--- What you will do ---
In the entries below, some lines contain "adam"; work out how many and answer with the figure only.

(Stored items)
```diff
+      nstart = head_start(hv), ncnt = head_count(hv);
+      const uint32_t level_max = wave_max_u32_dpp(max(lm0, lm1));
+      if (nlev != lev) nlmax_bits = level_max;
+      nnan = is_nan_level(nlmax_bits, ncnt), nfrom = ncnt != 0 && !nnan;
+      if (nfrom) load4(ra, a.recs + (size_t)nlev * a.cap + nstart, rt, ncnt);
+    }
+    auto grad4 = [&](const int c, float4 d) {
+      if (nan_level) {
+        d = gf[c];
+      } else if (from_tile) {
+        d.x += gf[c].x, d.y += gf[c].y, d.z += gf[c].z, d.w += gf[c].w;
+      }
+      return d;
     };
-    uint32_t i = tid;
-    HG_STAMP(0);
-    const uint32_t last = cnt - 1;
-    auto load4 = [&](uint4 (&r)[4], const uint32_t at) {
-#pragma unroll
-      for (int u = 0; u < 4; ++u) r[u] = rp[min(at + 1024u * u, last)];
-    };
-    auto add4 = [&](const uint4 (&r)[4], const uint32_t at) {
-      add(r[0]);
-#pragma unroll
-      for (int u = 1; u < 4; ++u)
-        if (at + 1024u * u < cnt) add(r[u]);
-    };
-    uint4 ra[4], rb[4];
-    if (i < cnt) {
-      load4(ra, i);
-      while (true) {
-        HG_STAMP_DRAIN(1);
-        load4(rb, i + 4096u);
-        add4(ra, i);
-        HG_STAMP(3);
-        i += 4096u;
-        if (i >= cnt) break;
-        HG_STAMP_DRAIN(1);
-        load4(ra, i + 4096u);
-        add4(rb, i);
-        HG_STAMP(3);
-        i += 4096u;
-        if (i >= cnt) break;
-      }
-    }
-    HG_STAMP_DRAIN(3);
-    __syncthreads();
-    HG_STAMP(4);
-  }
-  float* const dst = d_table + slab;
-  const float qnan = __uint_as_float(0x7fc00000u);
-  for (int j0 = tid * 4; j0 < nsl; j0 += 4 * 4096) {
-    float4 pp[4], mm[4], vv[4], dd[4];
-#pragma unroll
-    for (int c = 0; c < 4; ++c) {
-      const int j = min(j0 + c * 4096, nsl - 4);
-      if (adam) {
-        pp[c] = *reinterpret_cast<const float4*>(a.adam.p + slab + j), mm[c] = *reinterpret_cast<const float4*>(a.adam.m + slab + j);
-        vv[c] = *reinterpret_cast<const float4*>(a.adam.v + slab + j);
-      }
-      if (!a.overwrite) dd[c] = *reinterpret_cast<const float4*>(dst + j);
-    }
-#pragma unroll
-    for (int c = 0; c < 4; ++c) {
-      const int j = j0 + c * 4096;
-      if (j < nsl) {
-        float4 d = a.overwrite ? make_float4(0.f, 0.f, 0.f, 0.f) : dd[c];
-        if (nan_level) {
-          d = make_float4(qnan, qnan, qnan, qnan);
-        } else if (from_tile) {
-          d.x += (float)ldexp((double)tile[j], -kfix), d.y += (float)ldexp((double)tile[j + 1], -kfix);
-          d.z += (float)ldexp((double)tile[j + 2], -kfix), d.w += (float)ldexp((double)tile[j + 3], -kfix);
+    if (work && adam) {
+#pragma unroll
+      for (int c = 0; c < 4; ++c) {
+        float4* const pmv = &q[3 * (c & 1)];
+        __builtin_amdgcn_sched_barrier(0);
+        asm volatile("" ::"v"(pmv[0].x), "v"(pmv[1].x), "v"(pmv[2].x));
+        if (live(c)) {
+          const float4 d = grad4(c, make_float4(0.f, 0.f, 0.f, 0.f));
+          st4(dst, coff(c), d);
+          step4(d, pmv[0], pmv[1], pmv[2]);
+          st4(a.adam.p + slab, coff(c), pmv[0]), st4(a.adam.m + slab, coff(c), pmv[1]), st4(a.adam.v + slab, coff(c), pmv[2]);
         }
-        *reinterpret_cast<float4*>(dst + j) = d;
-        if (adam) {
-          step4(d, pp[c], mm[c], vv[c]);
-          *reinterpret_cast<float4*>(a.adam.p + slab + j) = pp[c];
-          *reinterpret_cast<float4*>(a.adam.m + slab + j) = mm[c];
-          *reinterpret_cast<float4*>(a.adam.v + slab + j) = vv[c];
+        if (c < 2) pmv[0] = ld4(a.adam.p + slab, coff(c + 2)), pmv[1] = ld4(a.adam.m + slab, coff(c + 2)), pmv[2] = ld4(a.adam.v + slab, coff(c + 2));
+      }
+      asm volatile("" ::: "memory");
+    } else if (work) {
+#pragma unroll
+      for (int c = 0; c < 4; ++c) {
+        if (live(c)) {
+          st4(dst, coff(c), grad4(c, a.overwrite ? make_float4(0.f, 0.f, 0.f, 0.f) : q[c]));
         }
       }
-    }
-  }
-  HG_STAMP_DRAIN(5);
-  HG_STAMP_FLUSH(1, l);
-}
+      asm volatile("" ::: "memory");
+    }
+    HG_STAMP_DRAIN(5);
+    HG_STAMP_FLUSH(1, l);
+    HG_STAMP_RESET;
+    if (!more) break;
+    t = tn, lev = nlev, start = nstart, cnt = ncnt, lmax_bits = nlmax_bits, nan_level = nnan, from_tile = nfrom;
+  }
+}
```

--- Answer section ---
10